Time to get the show on the road
Saturday, October 4, 2008 at 11:43PM
Dana in Cancer

I'm writing this on the eve of my second surgery for breast cancer. Tomorrow I will rise at 5:30 a.m. to shower and prepare for my trip to the hospital. When I went through this two months ago, I would have never imagined that 8 weeks later, I'd be doing the same thing again!

Well, it won't be exactly the same. I am having a "re-excision " surgery where more breast tissue will be taken out. I had clean margins the first time, but the margins were too slim, leaving me with a higher risk of recurrence. This time, I told the surgeon to take as much as he wanted and I don't care what it looks like!

I know that he probably hears this a lot from women. I read that a common response upon first being diagnosed with breast cancer is, "Just cut it off!" And I was no exception.

The thing is, when it gets down to it and you are faced with the actual surgery, mastectomy is pretty darn scary. I think it's an easier decision if you have a large tumor or if the cancer has already spread. You're willing to do whatever.

It's harder when you're diagnosed with early stage breast cancer (tiny tumor) and your lymph nodes are clear. As the oncologist said to me, a mastectomy would be "overkill." I think he's right. If I'm ever faced again with breast cancer (God forbid), it would be a necessity.

I don't know why I got on that tangent, but I guess I'm talking out loud to comfort myself in the decision I made for a lumpectomy. Now, this surgery will also be different because I'm having the porta-cath placed on my left side (upper chest area).

So I really have no idea what to expect. I hope it's not too painful, but I'm going to let them load me up with pain pills to take home just in case.

I've been having dreams about chemo and losing my hair. The other night I had this weird dream that I was acting in a play and that some young woman who was supposed to be a make-up artist/hairdresser, walked up to me and did something to the back of my hair.

I said, "Hey, what did you do?" And I looked in a mirror and she had cut a huge hunk of my hair just in the center at the back of my head, up to my neck. And I was just livid with her for not asking for permission or anything--just whacking off my hair!

And I had this quick thought in my dream, "Well, it doesn't really matter because you're going to lose it in a couple of weeks anyway with chemo."

But I went on a rampage excoriating her for what she had done. People around me looked at me like I was way overreacting. It didn't matter; I just charged out of the room, yelling that I was leaving and not coming back.

Good grief, that dream seemed pretty transparent. So it would be fair to say that I'm pretty freaked out about the whole thing. It all just seems so surreal. Never in a million years did I think I'd be facing this.

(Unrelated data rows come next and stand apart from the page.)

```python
def _load():
    if not os.path.exists(LIB_PATH):
        raise ImportError(
            f"ugs_sampler: {LIB_PATH} is missing -- build the HIP library first "
            f"(python {os.path.join(_CSRC, 'build.py')}  or  python -c 'import __graft_entry__ as g; g.build()'). "
            "This sampler has no CPU fallback.")
    L = C.CDLL(LIB_PATH)
    L.ugs_last_error.restype = C.c_char_p
    L.ugs_version.restype = C.c_char_p
    sig = {
        "ugs_device_count": [C.POINTER(C.c_int)],
        "ugs_set_device": [C.c_int],
        "ugs_set_stream": [vp, C.c_int],
        "ugs_create_preproc": [vp, C.c_int64, C.c_int64, C.c_int64, C.c_int, i64p],
# ... 20 lines not shown
        "ugs_eps_sample_graphs_begin": [vp, C.c_int64, C.c_int64, vp, C.c_int64, C.c_int, C.c_int, C.c_int, vp, C.c_double, vp,
                                        C.POINTER(vp), i64p],
        "ugs_uniform_sample_batch_begin": [vp, C.c_int64, C.c_int64, vp, C.c_int64, C.c_int, C.c_int, C.c_int, C.c_uint64,
                                           C.POINTER(vp), i64p],
        "ugs_uniform_sample_batch_finish": [vp, vp, vp, vp, vp, vp, C.c_int],
        "ugs_rwr_sample_batch_begin": [vp, C.c_int64, C.c_int64, vp, C.c_int64, C.c_int, C.c_int, C.c_int, C.c_uint64, C.c_double,
                                       C.POINTER(vp), i64p],
        "ugs_rwr_sample_batch_finish": [vp, vp, vp, vp, vp, vp, C.c_int],
        "ugs_uniform_sample_graphs_begin": [vp, C.c_int64, C.c_int64, vp, C.c_int64, C.c_int, C.c_int, C.c_int, vp, vp,
                                            C.POINTER(vp), i64p],
        "ugs_rwr_sample_graphs_begin": [vp, C.c_int64, C.c_int64, vp, C.c_int64, C.c_int, C.c_int, C.c_int, vp, C.c_double, vp,
                                        C.POINTER(vp), i64p],
        "ugs_cache_clear": [],
        "ugs_cache_stats": [i64p, i64p, i64p],
        "ugs_batch_pass_stats": [i64p, i64p],
        "ugs_set_batch_pass_max_cols": [C.c_int64, i64p],
        "ugs_uniform_set_max_vertices": [C.c_int, C.POINTER(C.c_int)],
        "ugs_uniform_set_mask_vertices": [C.c_int, C.POINTER(C.c_int)],
        "ugs_plan_create_batch": [vp, C.c_int64, C.c_int64, vp, C.c_int64, C.c_int, C.POINTER(vp)],
        "ugs_plan_create_handle": [C.c_int64, C.POINTER(vp)],
        "ugs_plan_release": [vp],
        "ugs_plan_graph_roots": [vp, C.c_int64, C.c_int64, C.POINTER(C.c_int32), C.POINTER(C.c_int32), C.POINTER(C.c_int32)] + [vp] * 6,
        "ugs_plan_twin": [vp, C.c_int, C.POINTER(vp)],
        "ugs_plan_info": [vp, C.c_int, i64p, i64p, i64p, i64p, C.POINTER(C.c_int)],
        "ugs_plan_walk": [vp, C.c_int, C.c_int, C.c_int, C.c_int64, C.c_int, C.c_int64, C.c_int64, vp, vp, vp, i64p],
        "ugs_plan_fill": [vp, C.c_int, C.c_int, C.c_int, C.c_int64, C.c_int64, C.c_int64, vp, vp, vp, vp, C.c_int64, vp],
        "ugs_plan_step": [vp, C.c_int, C.c_int, C.c_int, C.c_int64, C.c_int, C.c_int64, C.c_int64, vp, vp, vp, vp, C.c_int64, vp],
        "ugs_plan_graph_create": [vp, C.c_int, C.c_int, C.c_int, C.c_int64, C.c_int64, C.c_int64, vp, vp, vp, C.c_int64, vp, C.POINTER(vp)],
        "ugs_plan_graph_launch": [vp, C.c_int, vp],
        "ugs_plan_graph_destroy": [vp],
        "ugs_collate_layout": [C.c_int, C.c_int, C.c_int, C.c_int, C.c_int64, C.c_int64, i64p, i64p],
        "ugs_collate_unpack": [vp, C.c_int, i64p, C.c_int, C.c_int, C.c_int, C.c_int, C.c_int64, C.c_int64, vp, vp, C.c_int64, vp, vp, vp, vp],
        "ugs_plan_set_walk_share": [vp, C.c_int],
        "ugs_plan_set_timing": [vp, C.c_int],
        "ugs_plan_get_timing": [vp, C.POINTER(C.c_double), i64p],
        "ugs_plan_last_launch": [vp, C.c_char_p, C.c_int, C.POINTER(C.c_int), C.POINTER(C.c_int), C.POINTER(C.c_int), i64p],
        "ugs_wl_hash": [vp, vp, C.c_int64, C.c_int64, vp, C.c_int64, C.c_int, C.c_int, vp, vp],
        "ugs_wl_hash_labeled": [vp, vp, C.c_int64, C.c_int64, vp, C.c_int64, C.c_int, C.c_int, vp, C.c_int64, vp, vp],
        "ugs_wl_feature_labels": [vp, C.c_int64, C.c_int64, C.c_int64, vp],
        "ugs_wl_lookup": [vp, vp, C.c_int64, vp, vp, C.c_int64, C.c_int64, vp],
    }
    for name, argtypes in sig.items():
        fn = getattr(L, name)
        fn.argtypes = argtypes
        fn.restype = C.c_int
    L.ugs_batch_pass_max_cols.argtypes = []
# ... 17 lines not shown
```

It really helps for me to talk to other women who have been through this. Yesterday, my niece was married during a small ceremony at her home and she had a big wedding reception at a community hall.

While we were enjoying the music and food, my sister-in-law (my hubby's sister) called me off to the side and told me that her neighbor, Pat, was there. Pat went through all of this seven years ago. She asked if I would be interested in talking to Pat and, of course, I said yes.

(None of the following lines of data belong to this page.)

int rtr_upload_scene(rtr_context* c, const rtr_scene_desc* s) {
    if (!c) return RTR_ERR_INVALID;
    Validator v;
    v.s = s;
    rtr_scene_info info{};
    int rc = v.run(&info);
    if (rc) return fail(c, rc, "scene rejected: " + v.msg);
    HIPCHK(c, hipSetDevice(c->device));
    HIPCHK(c, hipStreamSynchronize(c->stream));
    c->has_scene = false;
    ++c->scene_gen;
    const LoweredScene L = lower_scene(s, info);
    const CompiledScene& cs = L.cs;
    SceneBufs& b = c->sb;
    DScene& d = c->ds = L.ds;
    if ((rc = put(c, b.nodes, cs.dev_nodes, d.nodes))) return rc;
    if ((rc = put(c, b.kids, s->list_children, s->n_list_children, d.list_children))) return rc;
    if ((rc = put(c, b.mats, s->materials, s->n_materials, d.materials))) return rc;
    if ((rc = put(c, b.tex, s->textures, s->n_textures, d.textures))) return rc;
    if ((rc = put(c, b.perlin, s->perlin, s->n_perlin, d.perlin))) return rc;
    if ((rc = put(c, b.images, s->images, s->n_images, d.images))) return rc;
    if ((rc = put(c, b.imgbytes, s->image_bytes, s->n_image_bytes, d.image_bytes))) return rc;
    if ((rc = put(c, b.lights, s->lights, s->n_lights, d.lights))) return rc;
    if ((rc = put(c, b.finst, cs.inst, d.finst))) return rc;
    if ((rc = put(c, b.fxf, cs.xf, d.fxf))) return rc;
    if ((rc = put(c, b.fref, cs.ref, d.fref))) return rc;
    if ((rc = put(c, b.fexit, cs.exits, d.fexit))) return rc;
    if ((rc = put(c, b.fbvh, cs.bvh, d.fbvh))) return rc;
    if ((rc = put(c, b.fsub, cs.subs, d.fsub))) return rc;
    if ((rc = put(c, b.fscan, cs.scan, d.fscan))) return rc;
    if ((rc = put(c, b.fguard, cs.guards, d.fguard))) return rc;
    if ((rc = put(c, b.fstep, L.steps, d.fstep))) return rc;
    if ((rc = put(c, b.fvisit, L.visits, d.fvisit))) return rc;
    if ((rc = put(c, b.fprim, L.prims, d.fprim))) return rc;
    if ((rc = put(c, b.fleaf, L.leaves, d.fleaf))) return rc;
    if ((rc = put(c, b.fmat, L.mats, d.fmat))) return rc;
    if ((rc = put(c, b.ffin, L.finish, d.ffin))) return rc;
    if (L.finish.empty()) d.ffin = nullptr;
    if ((rc = upload(c, b.dscene, &d, sizeof(DScene)))) return rc;
    c->info = info;
    c->facts = L.facts;
    c->camera_dirty = false;
    c->has_scene = true;
    return RTR_OK;
}

static int render_core(rtr_context* c, const rtr_render_params* p, double* d_rgb, int64_t row_stride, unsigned char* tile_done,
                       int blocking, rtr_accum* acc = nullptr, const AccumPlanK* plan = nullptr);

int rtr_render_device(rtr_context* c, const rtr_render_params* p, double* d_rgb, int64_t row_stride, int blocking) {
    if (!c) return RTR_ERR_INVALID;
    if (!c->has_scene) return fail(c, RTR_ERR_NO_SCENE, "rtr_render before rtr_upload_scene");
    if (int prc = params_check(c, p)) return prc;
    if (!d_rgb || row_stride < (int64_t)(p->x1 - p->x0)) return fail(c, RTR_ERR_INVALID, "bad output buffer / stride");
    return render_core(c, p, d_rgb, row_stride, nullptr, blocking);
}

static int render_core(rtr_context* c, const rtr_render_params* p, double* d_rgb, int64_t row_stride, unsigned char* tile_done,
                       int blocking, rtr_accum* acc, const AccumPlanK* plan) {
    HIPCHK(c, hipSetDevice(c->device));
    (void)hipGetLastError();
    int rc = RTR_OK;

    RenderK P{};
    P.W = p->image_width, P.H = p->image_height;
    P.x0 = p->x0, P.y0 = p->y0, P.x1 = p->x1, P.y1 = p->y1;
    P.spp = p->spp, P.max_depth = p->max_depth, P.rr_start = p->rr_start_depth;
    P.seed = p->seed;
    P.integrator = p->integrator;
    std::vector<int> tiles;
    if (acc)
        P.tiles_x = acc->tiles_x, P.tiles_y = acc->tiles_y;
    else
        tiles = owned_tiles(*p, P.tiles_x, P.tiles_y);
    P.n_tiles = (int)(acc ? acc->tiles.size() : tiles.size());
    if (P.n_tiles == 0) {
        if ((rc = finish_stats(c))) return rc;
        c->stats = rtr_render_stats{};
        c->last_kernel = rtr_debug_kernel{-1, -1, -1, -1, 0, 0, 0, 0, 0, 0, 0};
        return RTR_OK;
    }

    int pipeline = p->pipeline;
    if (pipeline == RTR_PIPELINE_AUTO) pipeline = RTR_PIPELINE_MEGAKERNEL;
    const int trav = pick_trav(c->facts, c->info, p->flags);
    if (pipeline == RTR_PIPELINE_WAVEFRONT && (!c->facts.machine_ok || (trav != RT_TRAV_FLAT && trav != RT_TRAV_FAST && trav != RT_TRAV_PROGRAM)))
        return fail(c, RTR_ERR_UNSUPPORTED, "the wavefront pipeline runs the compiled traversals only: this graph (or "
                                            "RTR_FLAG_REFERENCE_ORDER) needs the reference-order walk of the megakernel");
    if (pipeline == RTR_PIPELINE_WAVEFRONT && (p->flags & RTR_FLAG_WF_PERSISTENT) && c->facts.guarded_program)
        return fail(c, RTR_ERR_UNSUPPORTED, "RTR_FLAG_WF_PERSISTENT: the traversal machine does not run step programs with "
                                            "guarded primitives (hollow spheres under bvh_nodes) or media under transforms; "
                                            "the lockstep stages do");
    int chunks = p->spp_chunks, guided[3] = {0, 0, 0};
    if (chunks == 0 && (rc = choose_chunks(c, P, p->integrator, pipeline, trav, p->spp, p->flags, &chunks, guided))) return rc;
    P.n_big = guided[0], P.big_spp = guided[1], P.small_spp = guided[2];
    P.chunks = chunks;

    const size_t partial_bytes = (size_t)P.n_tiles * chunks * 3 * RTR_BLOCK * sizeof(double);
    const size_t done_bytes = ((size_t)P.n_tiles * chunks + 1) * sizeof(int);
    const bool same_tiles = acc || tiles == c->last_tiles;
    if ((c->stats_pending || c->in_flight) && (!same_tiles || partial_bytes > c->b_partial.cap || done_bytes > c->b_done.cap ||
                                               pipeline == RTR_PIPELINE_WAVEFRONT)) {
        if ((rc = finish_stats(c))) return rc;
    }
    if (!same_tiles) {
        c->last_tiles.clear();
        if ((rc = upload(c, c->b_tiles, tiles.data(), tiles.size() * sizeof(int)))) return rc;
        c->last_tiles = tiles;
    }
    if ((rc = ensure(c, c->b_partial, partial_bytes))) return rc;
    if ((rc = ensure(c, c->b_done, done_bytes))) return rc;
    P.tile_ids = static_cast<const int*>(acc ? acc->d_tiles.p : c->b_tiles.p);
    if (acc) {
        P.tile_s0 = static_cast<const int*>(acc->d_count.p);
        P.acc_in = static_cast<const double*>(acc->d_sum.p);
        P.tile_s1 = static_cast<const int*>(acc->d_s1.p);
        P.active = static_cast<const int*>(acc->d_active.p);
        P.n_active = static_cast<const int*>(acc->d_nactive.p);
        if (acc->moments) {
            P.q_in = static_cast<const double*>(acc->d_q.p);
            P.q_part = static_cast<double*>(acc->d_qpart.p);
        }
    }
    P.stats = static_cast<unsigned long long*>(c->b_stats.p);
    P.cancel = static_cast<const uint32_t*>(c->b_cancel.p);
    P.partial = static_cast<double*>(c->b_partial.p);
    P.done = static_cast<int*>(c->b_done.p);
    if (pipeline == RTR_PIPELINE_MEGAKERNEL && (rc = launch_mega(c, P, p->integrator, trav, true, nullptr, p->flags))) return rc;
    const bool queue = pipeline == RTR_PIPELINE_MEGAKERNEL && mega_queue(mega_variant(c->facts, p->integrator, trav, p->flags, nullptr), P, p->flags);

    const uint32_t id = c->render_seq.fetch_add(1) + 1;
    P.render_id = id;
    c->stats_pending = false;
    c->in_flight = true;
    c->stats = rtr_render_stats{};
    c->stats.spp_chunks = chunks;
    c->last_kernel = rtr_debug_kernel{-1, -1, -1, -1, 0, 0, 0, 0, 0, 0, 0};
    LaunchedKernel launched{};
    c->pending_id = id;
    HIPCHK(c, hipMemsetAsync(c->b_stats.p, 0, RT_STATS_WORDS * sizeof(unsigned long long), c->stream));
    if (c->camera_dirty) {
        hipLaunchKernelGGL(k_camera_store, dim3(1), dim3(64), 0, c->stream, static_cast<DScene*>(c->sb.dscene.p), c->ds.camera);
        HIPCHK(c, hipGetLastError());
        c->camera_dirty = false;
    }
    HIPCHK(c, hipEventRecord(c->ev0, c->stream));
    if (pipeline == RTR_PIPELINE_WAVEFRONT) {
        int launches = 0;
        WavefrontPlan plan{};
        plan.has_lights = c->ds.n_lights > 0;
        plan.media = trav == RT_TRAV_PROGRAM;
        plan.lean = c->facts.lean_materials && !plan.media;
        plan.quadlit = c->facts.quad_lights_only && !c->info.needs_uv;
        plan.sort = !plan.lean && c->facts.n_material_types > 1;
        plan.n_cus = c->n_cus;
        plan.lds = stack_bytes(c->facts, c->info, trav);
        plan.trav = trav;
        plan.machine = (p->flags & RTR_FLAG_WF_PERSISTENT) != 0;
        if (plan.machine) c->stats.flags_in_effect |= RTR_FLAG_WF_PERSISTENT;
        rc = wavefront_render(c->pool, static_cast<const DScene*>(c->sb.dscene.p), plan, P, p->integrator, d_rgb, row_stride,
                              tile_done, c->stream, &c->cancelled_upto, &launches, &launched, c->err);
        c->last_kernel = rtr_debug_kernel{pipeline, p->integrator, launched.trav, launched.ms, launched.sorted, launched.phases,
                                          plan.lean, plan.quadlit, plan.sort, plan.media, plan.machine};
        if (rc && rc != RTR_ERR_CANCELLED) return rc;
        if (rc == RTR_ERR_CANCELLED) c->stats.cancelled = 1;
        c->stats.kernel_launches = launches;
    } else {
        int launches = 2;
        if (acc) {
            acc->counts_stale = true;
            AccumPlanK K = *plan;
            K.n_tiles = P.n_tiles;
            K.count = static_cast<const int*>(acc->d_count.p);
            K.err = static_cast<const double*>(acc->d_err.p);
            K.tile_s1 = static_cast<int*>(acc->d_s1.p);
            K.active = static_cast<int*>(acc->d_active.p);
            K.n_active = static_cast<int*>(acc->d_nactive.p);
            if (K.mode == 2) {
                hipLaunchKernelGGL(k_accum_errors, dim3((unsigned)P.n_tiles), dim3(RTR_BLOCK), 0, c->stream, accum_view(acc),
                                   static_cast<const double*>(acc->d_q.p), static_cast<double*>(acc->d_err.p));
                ++launches;
            }
            hipLaunchKernelGGL(k_accum_plan, dim3(1), dim3(1024), 0, c->stream, K);
// ... 644 lines not shown
    static thread_local uint32_t upto;
    upto = c->render_seq.load();
    if (upto == 0 || upto == c->cancelled_upto.load()) return RTR_OK;
    c->cancelled_upto.store(upto);
    hipSetDevice(c->device);
    hipError_t e = hipMemcpyAsync(c->b_cancel.p, &upto, sizeof(uint32_t), hipMemcpyHostToDevice, c->side_stream);
    if (e == hipSuccess) e = hipStreamSynchronize(c->side_stream);
    return e == hipSuccess ? RTR_OK : RTR_ERR_DEVICE;
}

A few minutes later, a petite, well-dressed blonde sat down next to me and we began our conversation. Pat is about 47 years old and was diagnosed with early stage breast cancer when she was 40. She went through the lumpectomy, chemo, and radiation and . . . I'm thrilled to say that today she looks great!

We exchanged emails so that Pat could email me with the name of the woman who helped her with a wig. She said she bought a synthetic wig because the human hair wigs were so expensive.

She warned me that you've got to be careful with a synthetic wig, though. She laughed when she recalled taking something out of a hot oven and melting her bangs when she stuck her head in too far! :!)

At the end of our conversation, Pat gave me a hug and I thought about how breast cancer can bring two women so close in just a matter of minutes. It's as if we're sharing the same life boat.

We discussed her treatment and the side effects she experienced. She reassured me over and over that I would get through this just fine. Music to my ears! These are the women who inspire me.

Pat was actually diagnosed on September 11, 2001, believe it or not. Wow, I can only imagine the emotions going on that day for her. She told me that she was going through chemo in October and that when her hair started to fall out, she had her husband shave it off.

Then, with a chuckle, she said that I should get a jack-o-lantern like she did and place my hair on it. She said they tried to make their jack-o-lantern look like Osama Bin Laden and made a beard with her hair! Gallows humor, she said. I can relate. You've got to have a sense of humor about this stuff.

I've noticed that I will make jokes about these things, but I don't like it when other people make them (mostly my husband). For some reason, it just makes me feel . . . hmmm . . . what is it? Trivialized? Something tells me I need to get over it because the people close to me need to let off some of the mental pressure as much as I do.